_YOUR OBJECTIVE:_ Go through the following data and transcribe exactly the stretch of lines from the one holding "for (uint32_t k" to the one holding "const uint32_t C", both included.

_DATASET:_

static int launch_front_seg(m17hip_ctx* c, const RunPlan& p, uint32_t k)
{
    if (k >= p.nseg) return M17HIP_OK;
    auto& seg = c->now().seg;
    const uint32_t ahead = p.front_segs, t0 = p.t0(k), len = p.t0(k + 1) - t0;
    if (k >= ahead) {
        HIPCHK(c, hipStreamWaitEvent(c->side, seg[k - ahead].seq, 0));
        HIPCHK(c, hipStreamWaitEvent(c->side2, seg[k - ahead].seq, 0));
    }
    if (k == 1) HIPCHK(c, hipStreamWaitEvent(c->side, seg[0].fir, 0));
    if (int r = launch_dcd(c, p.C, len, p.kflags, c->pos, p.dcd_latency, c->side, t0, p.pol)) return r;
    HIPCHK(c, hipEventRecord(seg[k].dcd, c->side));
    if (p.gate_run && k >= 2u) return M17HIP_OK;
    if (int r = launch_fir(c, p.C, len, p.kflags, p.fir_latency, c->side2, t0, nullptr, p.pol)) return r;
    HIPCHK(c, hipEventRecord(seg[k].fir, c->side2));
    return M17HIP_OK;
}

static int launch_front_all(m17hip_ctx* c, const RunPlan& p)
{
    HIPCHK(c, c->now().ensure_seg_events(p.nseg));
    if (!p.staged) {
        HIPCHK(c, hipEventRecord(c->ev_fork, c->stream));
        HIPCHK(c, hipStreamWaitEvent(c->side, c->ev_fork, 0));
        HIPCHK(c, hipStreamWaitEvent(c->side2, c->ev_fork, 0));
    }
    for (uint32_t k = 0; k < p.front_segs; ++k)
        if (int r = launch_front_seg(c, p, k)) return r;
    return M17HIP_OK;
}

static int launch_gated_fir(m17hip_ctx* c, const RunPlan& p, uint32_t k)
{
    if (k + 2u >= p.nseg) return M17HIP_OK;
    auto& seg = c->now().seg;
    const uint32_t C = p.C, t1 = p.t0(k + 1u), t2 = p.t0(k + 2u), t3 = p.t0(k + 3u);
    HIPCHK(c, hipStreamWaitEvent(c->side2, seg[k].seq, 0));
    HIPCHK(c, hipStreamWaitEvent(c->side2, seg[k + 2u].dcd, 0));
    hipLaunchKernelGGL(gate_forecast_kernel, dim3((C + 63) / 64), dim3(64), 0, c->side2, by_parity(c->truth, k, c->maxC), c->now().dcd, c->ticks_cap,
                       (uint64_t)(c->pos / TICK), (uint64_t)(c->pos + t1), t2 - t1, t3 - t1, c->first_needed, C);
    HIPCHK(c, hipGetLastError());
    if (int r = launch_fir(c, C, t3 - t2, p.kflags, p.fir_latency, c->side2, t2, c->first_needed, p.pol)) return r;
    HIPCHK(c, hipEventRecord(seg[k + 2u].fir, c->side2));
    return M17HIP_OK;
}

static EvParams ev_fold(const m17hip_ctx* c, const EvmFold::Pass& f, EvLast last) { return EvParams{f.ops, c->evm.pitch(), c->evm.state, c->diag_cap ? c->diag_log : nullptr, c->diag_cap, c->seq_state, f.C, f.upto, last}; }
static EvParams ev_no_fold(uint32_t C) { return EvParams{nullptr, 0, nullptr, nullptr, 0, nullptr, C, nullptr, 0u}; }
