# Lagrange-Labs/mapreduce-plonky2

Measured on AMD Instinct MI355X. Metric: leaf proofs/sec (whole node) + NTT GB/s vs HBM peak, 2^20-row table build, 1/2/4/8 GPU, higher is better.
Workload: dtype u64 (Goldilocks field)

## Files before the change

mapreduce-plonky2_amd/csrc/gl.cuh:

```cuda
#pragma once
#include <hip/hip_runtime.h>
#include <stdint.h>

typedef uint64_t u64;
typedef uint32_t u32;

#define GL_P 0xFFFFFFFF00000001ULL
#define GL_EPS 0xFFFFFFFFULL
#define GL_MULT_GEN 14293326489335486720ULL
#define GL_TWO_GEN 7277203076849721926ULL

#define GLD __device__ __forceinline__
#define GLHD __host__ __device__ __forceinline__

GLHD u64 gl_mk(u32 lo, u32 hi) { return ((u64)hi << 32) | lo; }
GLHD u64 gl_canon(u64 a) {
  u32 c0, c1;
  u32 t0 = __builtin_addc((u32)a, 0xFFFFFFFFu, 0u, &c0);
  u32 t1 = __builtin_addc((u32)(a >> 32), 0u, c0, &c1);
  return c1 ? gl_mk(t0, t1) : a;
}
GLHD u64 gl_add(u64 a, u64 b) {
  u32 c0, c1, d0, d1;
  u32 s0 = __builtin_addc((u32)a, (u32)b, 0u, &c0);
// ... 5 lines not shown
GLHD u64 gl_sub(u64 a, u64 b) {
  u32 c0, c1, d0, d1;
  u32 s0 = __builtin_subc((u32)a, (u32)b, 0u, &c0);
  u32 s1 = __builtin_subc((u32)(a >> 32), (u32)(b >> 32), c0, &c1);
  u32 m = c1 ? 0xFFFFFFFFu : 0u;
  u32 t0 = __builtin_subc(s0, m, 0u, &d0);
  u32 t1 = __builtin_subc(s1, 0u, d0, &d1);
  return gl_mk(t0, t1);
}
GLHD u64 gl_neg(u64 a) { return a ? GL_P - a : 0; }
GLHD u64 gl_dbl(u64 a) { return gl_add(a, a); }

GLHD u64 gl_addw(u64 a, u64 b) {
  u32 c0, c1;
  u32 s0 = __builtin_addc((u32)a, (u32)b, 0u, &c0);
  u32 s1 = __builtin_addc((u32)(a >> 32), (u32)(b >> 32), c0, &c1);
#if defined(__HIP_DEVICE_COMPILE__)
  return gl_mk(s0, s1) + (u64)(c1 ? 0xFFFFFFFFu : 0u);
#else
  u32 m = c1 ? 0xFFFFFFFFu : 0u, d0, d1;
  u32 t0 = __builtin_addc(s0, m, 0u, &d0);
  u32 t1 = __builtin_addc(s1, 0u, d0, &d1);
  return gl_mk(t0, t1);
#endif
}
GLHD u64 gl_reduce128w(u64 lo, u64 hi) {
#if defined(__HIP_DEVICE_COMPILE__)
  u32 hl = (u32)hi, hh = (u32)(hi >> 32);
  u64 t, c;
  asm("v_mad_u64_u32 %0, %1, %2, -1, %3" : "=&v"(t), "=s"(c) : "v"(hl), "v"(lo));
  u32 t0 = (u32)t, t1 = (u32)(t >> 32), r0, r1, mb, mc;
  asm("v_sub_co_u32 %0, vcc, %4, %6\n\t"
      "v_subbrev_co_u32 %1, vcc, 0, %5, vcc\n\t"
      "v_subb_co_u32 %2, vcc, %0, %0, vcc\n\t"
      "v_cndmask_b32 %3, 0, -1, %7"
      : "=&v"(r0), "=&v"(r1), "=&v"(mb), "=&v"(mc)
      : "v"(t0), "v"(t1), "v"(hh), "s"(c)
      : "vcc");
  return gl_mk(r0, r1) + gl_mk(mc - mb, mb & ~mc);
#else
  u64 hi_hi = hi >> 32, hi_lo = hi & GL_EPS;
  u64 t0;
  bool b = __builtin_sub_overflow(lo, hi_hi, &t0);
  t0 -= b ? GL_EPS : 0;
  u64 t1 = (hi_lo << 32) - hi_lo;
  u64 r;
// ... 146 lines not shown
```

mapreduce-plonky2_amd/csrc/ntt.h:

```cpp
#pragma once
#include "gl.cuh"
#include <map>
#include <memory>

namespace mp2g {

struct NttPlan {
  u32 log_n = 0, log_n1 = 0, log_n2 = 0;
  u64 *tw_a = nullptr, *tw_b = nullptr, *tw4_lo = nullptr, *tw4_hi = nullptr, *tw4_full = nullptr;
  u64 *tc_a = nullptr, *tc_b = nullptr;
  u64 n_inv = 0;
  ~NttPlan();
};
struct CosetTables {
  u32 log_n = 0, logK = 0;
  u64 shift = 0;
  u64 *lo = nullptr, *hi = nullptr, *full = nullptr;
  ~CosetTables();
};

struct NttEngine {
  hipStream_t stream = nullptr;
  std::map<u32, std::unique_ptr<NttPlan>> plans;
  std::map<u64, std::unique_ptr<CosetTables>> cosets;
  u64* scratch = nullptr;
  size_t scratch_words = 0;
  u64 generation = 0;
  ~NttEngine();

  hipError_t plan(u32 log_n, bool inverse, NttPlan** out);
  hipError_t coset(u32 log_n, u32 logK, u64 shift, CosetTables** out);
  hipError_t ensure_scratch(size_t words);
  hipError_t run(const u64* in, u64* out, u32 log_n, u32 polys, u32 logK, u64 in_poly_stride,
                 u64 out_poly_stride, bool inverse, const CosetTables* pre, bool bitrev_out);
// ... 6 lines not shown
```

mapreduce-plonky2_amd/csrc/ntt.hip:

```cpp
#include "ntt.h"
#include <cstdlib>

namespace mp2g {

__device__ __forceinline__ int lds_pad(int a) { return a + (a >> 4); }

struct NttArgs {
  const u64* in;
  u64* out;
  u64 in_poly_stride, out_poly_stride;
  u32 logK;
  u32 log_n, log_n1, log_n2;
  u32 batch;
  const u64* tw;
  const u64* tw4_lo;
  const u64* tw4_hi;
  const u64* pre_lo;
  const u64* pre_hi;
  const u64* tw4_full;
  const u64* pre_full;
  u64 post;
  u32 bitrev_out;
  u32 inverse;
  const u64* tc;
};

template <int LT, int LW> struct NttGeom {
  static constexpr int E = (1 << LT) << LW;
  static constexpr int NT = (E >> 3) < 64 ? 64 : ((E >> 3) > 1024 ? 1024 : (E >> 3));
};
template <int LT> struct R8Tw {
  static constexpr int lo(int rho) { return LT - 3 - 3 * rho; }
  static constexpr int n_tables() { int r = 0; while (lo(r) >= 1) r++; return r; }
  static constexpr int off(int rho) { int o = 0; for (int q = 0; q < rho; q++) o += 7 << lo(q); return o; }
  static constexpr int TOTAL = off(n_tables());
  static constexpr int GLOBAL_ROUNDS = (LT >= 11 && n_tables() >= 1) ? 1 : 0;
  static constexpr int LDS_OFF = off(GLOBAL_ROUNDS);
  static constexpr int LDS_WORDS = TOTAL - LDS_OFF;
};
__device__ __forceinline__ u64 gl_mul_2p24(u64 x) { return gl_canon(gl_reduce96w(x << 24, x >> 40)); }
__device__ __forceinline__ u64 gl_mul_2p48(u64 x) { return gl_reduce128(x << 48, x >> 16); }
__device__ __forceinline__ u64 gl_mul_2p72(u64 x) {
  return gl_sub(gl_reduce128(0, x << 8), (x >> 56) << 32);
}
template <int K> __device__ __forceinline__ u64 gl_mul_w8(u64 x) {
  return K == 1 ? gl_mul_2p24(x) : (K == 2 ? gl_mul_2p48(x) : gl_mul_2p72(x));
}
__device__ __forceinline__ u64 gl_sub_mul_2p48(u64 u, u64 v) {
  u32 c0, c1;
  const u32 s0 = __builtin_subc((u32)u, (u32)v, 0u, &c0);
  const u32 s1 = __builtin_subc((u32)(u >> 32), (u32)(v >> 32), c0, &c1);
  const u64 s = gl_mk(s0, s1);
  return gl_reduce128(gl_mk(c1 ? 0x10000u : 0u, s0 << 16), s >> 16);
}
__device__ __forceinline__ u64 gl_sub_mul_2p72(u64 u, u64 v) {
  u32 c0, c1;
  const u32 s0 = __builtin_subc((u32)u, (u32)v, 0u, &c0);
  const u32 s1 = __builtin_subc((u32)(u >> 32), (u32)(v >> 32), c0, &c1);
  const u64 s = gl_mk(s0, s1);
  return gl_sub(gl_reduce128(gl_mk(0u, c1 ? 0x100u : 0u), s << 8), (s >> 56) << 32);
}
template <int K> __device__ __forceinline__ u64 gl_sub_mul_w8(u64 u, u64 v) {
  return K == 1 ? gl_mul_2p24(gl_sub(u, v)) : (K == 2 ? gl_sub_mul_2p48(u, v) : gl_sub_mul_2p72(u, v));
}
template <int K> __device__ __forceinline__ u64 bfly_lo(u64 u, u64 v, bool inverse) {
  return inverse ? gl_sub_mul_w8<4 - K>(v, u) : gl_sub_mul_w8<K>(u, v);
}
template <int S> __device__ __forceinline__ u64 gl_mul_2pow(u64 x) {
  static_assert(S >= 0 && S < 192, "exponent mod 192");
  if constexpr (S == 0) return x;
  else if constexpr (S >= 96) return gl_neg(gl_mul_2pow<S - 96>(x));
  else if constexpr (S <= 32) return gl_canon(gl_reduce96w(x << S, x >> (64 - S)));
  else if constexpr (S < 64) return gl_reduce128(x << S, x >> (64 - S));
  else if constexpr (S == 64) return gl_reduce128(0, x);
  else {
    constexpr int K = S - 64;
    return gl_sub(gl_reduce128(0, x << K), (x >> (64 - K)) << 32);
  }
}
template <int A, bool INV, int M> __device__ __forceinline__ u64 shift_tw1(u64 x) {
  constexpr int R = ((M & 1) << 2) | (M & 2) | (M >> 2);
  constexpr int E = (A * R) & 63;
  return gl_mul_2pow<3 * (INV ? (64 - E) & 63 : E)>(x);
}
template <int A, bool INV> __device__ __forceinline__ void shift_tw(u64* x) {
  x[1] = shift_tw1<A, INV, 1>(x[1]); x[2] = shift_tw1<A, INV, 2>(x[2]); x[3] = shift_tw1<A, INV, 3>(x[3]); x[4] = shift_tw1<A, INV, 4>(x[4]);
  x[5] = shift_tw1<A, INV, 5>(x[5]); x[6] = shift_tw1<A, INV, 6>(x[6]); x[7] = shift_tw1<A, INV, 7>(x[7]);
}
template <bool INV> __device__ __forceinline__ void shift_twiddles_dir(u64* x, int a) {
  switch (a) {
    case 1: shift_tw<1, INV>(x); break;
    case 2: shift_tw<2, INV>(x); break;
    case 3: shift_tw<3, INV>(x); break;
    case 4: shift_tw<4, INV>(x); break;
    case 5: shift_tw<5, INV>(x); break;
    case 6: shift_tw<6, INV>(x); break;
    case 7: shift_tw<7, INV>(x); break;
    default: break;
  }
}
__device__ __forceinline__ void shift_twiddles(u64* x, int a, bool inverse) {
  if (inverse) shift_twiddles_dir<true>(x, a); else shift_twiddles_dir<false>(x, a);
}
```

_TASK RESULT:_
    for (uint32_t k = 0; k < p.front_segs; ++k)
        if (int r = launch_front_seg(c, p, k)) return r;
    return M17HIP_OK;
}

static int launch_gated_fir(m17hip_ctx* c, const RunPlan& p, uint32_t k)
{
    if (k + 2u >= p.nseg) return M17HIP_OK;
    auto& seg = c->now().seg;
    const uint32_t C = p.C, t1 = p.t0(k + 1u), t2 = p.t0(k + 2u), t3 = p.t0(k + 3u);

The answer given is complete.